Partition Spec not working as expected?

Hello everyone,

First off I’d like to present you with my problem:

We’re trying out Druid to see if it’s capable of storing time-series data for advertising.

You might think “well, of course it can do that” but there’s some challenges.

This data can change retrospectively, for example certain metrics might be modified to adjust for impressions or clicks generated by click farms.

These changes can happen for up to 28 days after an event took place.

Additionally, our data is pulled in from external sources that, although generous, have rate limits in place that prevents us from loading data in bulk.

Data for a single campaign could look something like this:

{“campaign_id”: 1, “adset_id”: 1, “ad_id”: 1, “clicks”: 2000, “spend”: 400, “date”: “2018-01-01T01:00:00Z”}
{“campaign_id”: 1, “adset_id”: 1, “ad_id”: 2, “clicks”: 2000, “spend”: 400, “date”: “2018-01-01T01:00:00Z”}
{“campaign_id”: 1, “adset_id”: 1, “ad_id”: 3, “clicks”: 2000, “spend”: 400, “date”: “2018-01-01T01:00:00Z”}
{“campaign_id”: 1, “adset_id”: 2, “ad_id”: 4, “clicks”: 2000, “spend”: 400, “date”: “2018-01-01T01:00:00Z”}
{“campaign_id”: 1, “adset_id”: 2, “ad_id”: 5, “clicks”: 2000, “spend”: 400, “date”: “2018-01-01T01:00:00Z”}
{“campaign_id”: 1, “adset_id”: 2, “ad_id”: 6, “clicks”: 2000, “spend”: 400, “date”: “2018-01-01T01:00:00Z”}

``

I ingest, I can query it.

{
  "queryType": "topN",
  "dataSource": "insights",
  "aggregations": [
    {
      "type": "count",
      "name": "count"
    }
  ],
  "granularity": "all",
  "postAggregations": [],
  "intervals": "1901-01-01T00:00:00+00:00/2018-07-12T09:55:02+00:00",
  "threshold": 10000,
  "metric": "count",
  "dimension": "campaign_id"
}

``

{“campaign_id”: “1”,“count”: 6}

``

Okay great!
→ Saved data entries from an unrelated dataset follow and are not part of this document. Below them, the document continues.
@@ -215,7 +218,8 @@
         tl[7] += (w1 - w0) << 40;
     }
     const size_t r1 = (size_t)(pb - 1) * NB;
-    tile_gemm_tn<SW, SM, ROWMAP>(t, Km + r1 * ld + k0, (size_t)ld, Km + r1 * ld + j0, (size_t)ld, NB, diag, 0x7fffffff, wave_s, sm);
+    if (pb > ps)
+        tile_gemm_tn<SW, SM, ROWMAP>(t, Km + r1 * ld + k0, (size_t)ld, Km + r1 * ld + j0, (size_t)ld, NB, diag, 0x7fffffff, wave_s, sm);
 }
 
 template <class SM>
@@ -271,6 +275,7 @@
     const double* sigma;
     MatAcc* acc;
     int N, Npad, P, ld;
+    const int* first_b;
 };
 
 #ifdef PSOAP_FAST_STREAM
@@ -1629,9 +1634,13 @@
             dag_sub_partials<false, true>(t, prev, 1);
             n_prev = 0;
         }
+        int ps = -1;
+        if constexpr (SKY) {
+            if (mat.first_b) ps = sky_clip_start((int)task.pa, (int)task.pb, __builtin_amdgcn_readfirstlane(mat.first_b[j]));
+        }
         dag_update<true, SmemKernel, false, !LAT && DAG_TILE_DEPS>(
             t, Km, ld, k0, j0, task.pa, task.pb, f, ctl, ttype == DAG_DIAG && (task.type & DAG_WAITNEXT) != 0,
-            tlog_l ? tlog_l + ticket * 8 : nullptr, wave_s, SmemKernel(), &f->rvrow[q], &f->rvrow[j]);
+            tlog_l ? tlog_l + ticket * 8 : nullptr, wave_s, SmemKernel(), &f->rvrow[q], &f->rvrow[j], ps);
         if (tlog_l && threadIdx.x == 0) tlog_l[ticket * 8 + 5] = __builtin_amdgcn_s_memrealtime();
         if (!preload && n_wait > 0) dag_wait_ge(&arrive_l[tctr], n_wait, ctl, 4u);
         if (tlog_l && threadIdx.x == 0) tlog_l[ticket * 8 + 6] = __builtin_amdgcn_s_memrealtime();
diff --git a/psoap_amd/csrc/plan_abi.hpp b/psoap_amd/csrc/plan_abi.hpp
--- a/psoap_amd/csrc/plan_abi.hpp
+++ b/psoap_amd/csrc/plan_abi.hpp
@@ -47,7 +47,7 @@
 }
 
 static long long sky_host_candidate(int c, int N, int B, const double* lwl, const double* gp, int cand, std::vector<int>& perm,
-                                    std::vector<int>& first)
+                                    std::vector<int>& first, std::vector<int>* first_b = nullptr)
 {
     const int P = round_up(N, NB) / NB;
     double w[3];
@@ -64,6 +64,7 @@
     std::stable_sort(perm.begin(), perm.end(), [&key](int a, int b) { return key[a] < key[b]; });
     std::vector<double> x((size_t)c * N), lo((size_t)c * P), hi((size_t)c * P);
     std::vector<int> fb((size_t)P);
+    if (first_b) first_b->assign((size_t)B * P, 0);
     for (int b = 0; b < B; ++b) {
         for (int k = 0; k < c; ++k)
             for (int r = 0; r < N; ++r) x[(size_t)k * N + r] = lwl[((size_t)b * c + k) * N + perm[r]];
@@ -76,30 +77,33 @@
         for (int j = 0; j < P; ++j) fb[j] = sky_first_raw(j, P, c, lo.data(), hi.data(), p2, ok);
         sky_first_finish(fb.data(), P);
         for (int j = 0; j < P; ++j) first[j] = (b == 0 || fb[j] < first[j]) ? fb[j] : first[j];
+        if (first_b) std::copy(fb.begin(), fb.end(), first_b->begin() + (size_t)b * P);
     }
     return sky_cost(first.data(), P);
 }
 
 static void sky_host_order(int c, int N, int B, const double* lwl, const double* gp, int n_cand, int* first_out, int* perm_out,
-                           int* cand_out)
+                           int* cand_out, int* first_b_out = nullptr)
 {
     const int P = round_up(N, NB) / NB;
-    std::vector<int> perm((size_t)N), first((size_t)P, 0);
+    std::vector<int> perm((size_t)N), first((size_t)P, 0), table((size_t)B * P, 0);
     for (int i = 0; i < N; ++i) perm[i] = i;
     int best = 0;
     if (N <= SKY_MAX_N) {
-        long long best_cost = sky_host_candidate(c, N, B, lwl, gp, 0, perm, first);
-        std::vector<int> pk, fk;
+        long long best_cost = sky_host_candidate(c, N, B, lwl, gp, 0, perm, first, first_b_out ? &table : nullptr);
+        std::vector<int> pk, fk, tk;
         for (int k = 1; k < n_cand; ++k) {
-            const long long cost = sky_host_candidate(c, N, B, lwl, gp, k, pk, fk);
+            const long long cost = sky_host_candidate(c, N, B, lwl, gp, k, pk, fk, first_b_out ? &tk : nullptr);
             if (cost < best_cost) {
                 best_cost = cost;
                 best = k;
                 perm.swap(pk);
                 first.swap(fk);
+                table.swap(tk);
             }
         }
     }
+    if (first_b_out) memcpy(first_b_out, table.data(), sizeof(int) * (size_t)B * P);
     if (perm_out) memcpy(perm_out, perm.data(), sizeof(int) * (size_t)N);
     if (first_out) memcpy(first_out, first.data(), sizeof(int) * (size_t)P);
     if (cand_out) *cand_out = best;
@@ -117,6 +121,50 @@
 {
     if (c < 1 || c > 3 || N < 1 || B < 1 || !lwl || !gp) FAIL("psoap_sky_order: bad arguments");
     sky_host_order(c, N, B, lwl, gp, sky_n_cand(c), first_out, perm_out, cand_out);
+    return 0;
+}
+
+extern "C" int psoap_sky_first_b(int c, int N, int B, const double* lwl, const double* gp, int* first_b_out, int* cand_out)
+{
+    if (c < 1 || c > 3 || N < 1 || B < 1 || !lwl || !gp || !first_b_out) FAIL("psoap_sky_first_b: bad arguments");
+    sky_host_order(c, N, B, lwl, gp, sky_n_cand(c), nullptr, nullptr, cand_out, first_b_out);
+    return 0;
+}
+
+static void sky_clip_count(const std::vector<DagTask>& tasks, int B, int P, const int* first_b, long long* units,
+                           long long* tiles_empty)
+{
+    std::vector<int> planned((size_t)B * P * P, 0), left((size_t)B * P * P, 0);
+    long long u = 0, e = 0;
+    for (const DagTask& t : tasks) {
+        if ((int)t.b >= B || (int)t.q >= P || (int)t.j >= P) continue;
+        const int pa = t.pa, pb = t.pb;
+        const int ps = first_b ? sky_clip_start(pa, pb, first_b[(size_t)t.b * P + t.j]) : pa;
+        const size_t at = ((size_t)t.b * P + t.q) * P + t.j;
+        planned[at] += pb > pa ? pb - pa : 0;
+        left[at] += pb > ps ? pb - ps : 0;
+    }
+    for (size_t at = 0; at < planned.size(); ++at) {
+        u += left[at];
+        e += (planned[at] > 0 && left[at] == 0) ? 1 : 0;
+    }
+    *units = u;
+    *tiles_empty = e;
+}
+
+extern "C" int psoap_sky_clip_units(int B, int P, const int* first, const int* first_b, int workers, long long* units,
+                                    long long* tiles_empty)
+{
+    if (B < 1 || P < 1 || P > 255 || workers < 1 || !first || !first_b || !units || !tiles_empty)
+        FAIL("psoap_sky_clip_units: bad arguments");
+    bool any = false;
+    for (int j = 0; j < P; ++j) {
+        if (first[j] < 0 || first[j] > (j > 0 ? j - 1 : 0) || (j > 0 && first[j] < first[j - 1]))
+            FAIL("psoap_sky_clip_units: first must be non-decreasing with 0 <= first[j] <= max(j - 1, 0)");
+        any = any || first[j] > 0;
+    }
+    const DagPlan plan = any ? dag_build_tasks(std::vector<int>((size_t)B, P), workers, 0, 0, 0, 0, first) : dag_build_tasks(B, P, workers);
+    sky_clip_count(plan.tasks, B, P, first_b, units, tiles_empty);
     return 0;
 }
 
diff --git a/psoap_amd/csrc/psoap_gp.hip b/psoap_amd/csrc/psoap_gp.hip
--- a/psoap_amd/csrc/psoap_gp.hip
+++ b/psoap_amd/csrc/psoap_gp.hip
@@ -68,6 +68,7 @@
     Grow<int> dCand;
     Grow<int> dFirstB;
     Grow<int, true> hFirst;
+    Grow<int> dClip;
     Grow<int> dTooFast;
     bool toofast_dirty = false;
     Grow<DagMat> dMats;
@@ -142,6 +143,8 @@
     int plan_B = 0, plan_workers = 0;
     bool sky = false;
     bool sky_order = true;
+    bool sky_clip = true;
+    bool clip_ran = false;
     std::vector<int> plan_first;
     DagPlanWork plan_work;
     struct SkyPlan {
@@ -300,6 +303,8 @@
         h->sky = N <= SKY_MAX_N && !(e && e[0] == '0');
         e = getenv("PSOAP_SKY_ORDER");
         h->sky_order = !(e && e[0] == '0');
+        e = getenv("PSOAP_SKY_CLIP");
+        h->sky_clip = !(e && e[0] == '0');
     }
     const size_t n_cand = h->sky_order ? SKY_MAX_CAND : 1;
     for (BatchSlot& sl : h->slot) {
@@ -312,6 +317,8 @@
             HIP_TRY(hipMemset(sl.dCand, 0, sizeof(int)));
             NEED(sl.dFirstB, n_cand * nb * h->P);
             NEED(sl.hFirst, h->P);
+            NEED(sl.dClip, nb * h->P);
+            HIP_TRY(hipMemset(sl.dClip, 0, sizeof(int) * nb * h->P));
             memset(sl.hFirst, 0, sizeof(int) * h->P);
         }
         NEED(sl.dLwl, nb * 3 * N);
@@ -453,6 +460,22 @@
     return 7;
 }
 
+extern "C" int psoap_chunk_sky_clip_stats(psoap_chunk* h, const int* first_b, int B, long long* out, int n)
+{
+    if (!h || !out || n < 0) FAIL("psoap_chunk_sky_clip_stats: bad arguments");
+    long long v[3] = {h->sky_stats[2], 0, 0};
+    if (h->clip_ran && !h->plan_first.empty() && h->plan_B > 0) {
+        if (!first_b || B != h->plan_B) FAIL("psoap_chunk_sky_clip_stats: first_b (B, P) of the batch evaluated last is needed");
+        size_t at = 0;
+        while (at < h->sky_cache.size() && !(h->sky_cache[at].B == h->plan_B && h->sky_cache[at].first == h->plan_first)) ++at;
+        if (at == h->sky_cache.size()) FAIL("psoap_chunk_sky_clip_stats: the list of the last evaluation is no longer cached");
+        sky_clip_count(h->sky_cache[at].plan.tasks, B, h->P, first_b, &v[0], &v[1]);
+        v[2] = 1;
+    }
+    for (int i = 0; i < n && i < 3; ++i) out[i] = v[i];
+    return 3;
+}
+
 extern "C" int psoap_chunk_dag_tasks(psoap_chunk* h, void* out, long long max_tasks, long long* n_tasks)
 {
     if (!h || !n_tasks) FAIL("bad arguments");
@@ -534,7 +557,8 @@
         const int K = h->sky_order ? sky_n_cand(sl.C) : 1;
         hipLaunchKernelGGL(k_sky_perm, dim3((N + 255) / 256, K), dim3(256), 0, s, sl.dLwl, sl.C, N, sl.dPerm);
         hipLaunchKernelGGL(k_sky_first, dim3(sl.B, K), dim3(256), 0, s, sl.dLwl, sl.dPerm, sl.dGp, sl.C, N, h->P, sl.dFirstB);
-        hipLaunchKernelGGL(k_sky_choose, dim3(1), dim3(256), 0, s, sl.dFirstB, sl.B, h->P, K, sl.hFirst, sl.dCand);
+        hipLaunchKernelGGL(k_sky_choose, dim3(1), dim3(256), 0, s, sl.dFirstB, sl.B, h->P, K, sl.hFirst, sl.dCand,
+                           sl.dClip);
         hipLaunchKernelGGL(k_sky_gather, dim3((N + 255) / 256, rows + 2), dim3(256), 0, s, sl.dPerm, sl.dCand, N, rows, sl.dLwl,
                            sl.dLwlS, h->dFl, sl.dFlS, h->dSigma, sl.dSigmaS);
         HIP_TRY(hipGetLastError());
@@ -705,7 +729,8 @@
                        sl.dGp + (size_t)b0 * 2 * C, h->dSigma, upper_only);
 }
 
-static DagMat chunk_mat(const psoap_chunk* h, int b, int C, const double* lw, const double* gp, const double* sigma)
+static DagMat chunk_mat(const psoap_chunk* h, int b, int C, const double* lw, const double* gp, const double* sigma,
+                        const int* clip = nullptr)
 {
     DagMat m{};
     m.K = h->dK + (size_t)b * h->mat_stride;
@@ -719,13 +744,15 @@
     m.Npad = h->Npad;
     m.P = h->P;
     m.ld = h->ld;
+    m.first_b = clip ? clip + (size_t)b * h->P : nullptr;
     return m;
 }
 
 static void fill_mats(const psoap_chunk* h, const BatchSlot& sl, DagMat* out, bool sorted)
 {
     for (int b = 0; b < sl.B; ++b)
-        out[b] = chunk_mat(h, b, sl.C, sorted ? sl.dLwlS : sl.dLwl, sl.dGp, sorted ? sl.dSigmaS : h->dSigma);
+        out[b] = chunk_mat(h, b, sl.C, sorted ? sl.dLwlS : sl.dLwl, sl.dGp, sorted ? sl.dSigmaS : h->dSigma,
+                           sorted && h->sky_clip ? sl.dClip.p : nullptr);
 }
 
 static int promote_slot(psoap_chunk* h, const char* who)
@@ -875,6 +902,7 @@
     hipStream_t s = h->streams[0];
     h->recs.clear();
     if (int rc = dag_prepare(h)) return rc;
+    h->clip_ran = h->sky_clip && !h->plan_first.empty();
     HIP_TRY(hipStreamWaitEvent(s, sl.evUpload, 0));
     if (int rc = prof_launch(h, s, PSOAP_K_MISC, 0.0, 0.0, [&]() -> int {
         hipLaunchKernelGGL(k_init_rhs, dim3((h->Npad + 255) / 256, B), dim3(256), 0, s, h->dR, h->Npad, N,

Now let’s say I want to ingest data from a different campaign:

{“campaign_id”: 2, “adset_id”: 3, “ad_id”: 7, “clicks”: 2000, “spend”: 400, “date”: “2018-01-01T01:00:00Z”}

{“campaign_id”: 2, “adset_id”: 3, “ad_id”: 8, “clicks”: 2000, “spend”: 400, “date”: “2018-01-01T01:00:00Z”}

{“campaign_id”: 2, “adset_id”: 3, “ad_id”: 9, “clicks”: 2000, “spend”: 400, “date”: “2018-01-01T01:00:00Z”}

{“campaign_id”: 2, “adset_id”: 4, “ad_id”: 10, “clicks”: 2000, “spend”: 400, “date”: “2018-01-01T01:00:00Z”}

{“campaign_id”: 2, “adset_id”: 4, “ad_id”: 11, “clicks”: 2000, “spend”: 400, “date”: “2018-01-01T01:00:00Z”}

{“campaign_id”: 2, “adset_id”: 4, “ad_id”: 12, “clicks”: 2000, “spend”: 400, “date”: “2018-01-01T01:00:00Z”}

``

Using the same query I now get back, and all my data for my previous campaign is gone.

{

“campaign_id”: “2”,

“count”: 6

}

``

Now this what I expected, because it’s segmented by time, however my ingestion spec:

{

“type”: “index_hadoop”,

“spec”: {

“ioConfig”: {

“type”: “hadoop”,

“inputSpec”: {

“type”: “static”,

“paths”: “playground/druid-tmp/campaign_2”

}

},

“dataSchema”: {

“dataSource”: “insights”,

“granularitySpec”: {

“type”: “uniform”,

“segmentGranularity”: “month”,

“queryGranularity”: “none”,

“intervals”: [

“2018-01-01/2019-01-01”

]

},

“parser”: {

“type”: “hadoopyString”,

“parseSpec”: {

“format”: “json”,

“dimensionsSpec”: {

“dimensions”: [

“ad_id”,

“adset_id”,

“campaign_id”

]

},

“timestampSpec”: {

“format”: “auto”,

“column”: “date”

}

}

},

“metricsSpec”: [

{

“name”: “clicks”,

“type”: “longSum”,

“fieldName”: “clicks”

},

{

“name”: “spend”,

“type”: “doubleSum”,

“fieldName”: “spend”

}

]

},

“tuningConfig”: {

“type”: “hadoop”,

“partitionsSpec”: {

“type”: “dimension”,

“targetPartitionSize”: 5000000,

“partitionDimension”: “campaign_id”

},

“jobProperties”: {}

}

}

}

``

is additionally sharded by the campaign_id, which I assumed would not overwrite data for other campaigns.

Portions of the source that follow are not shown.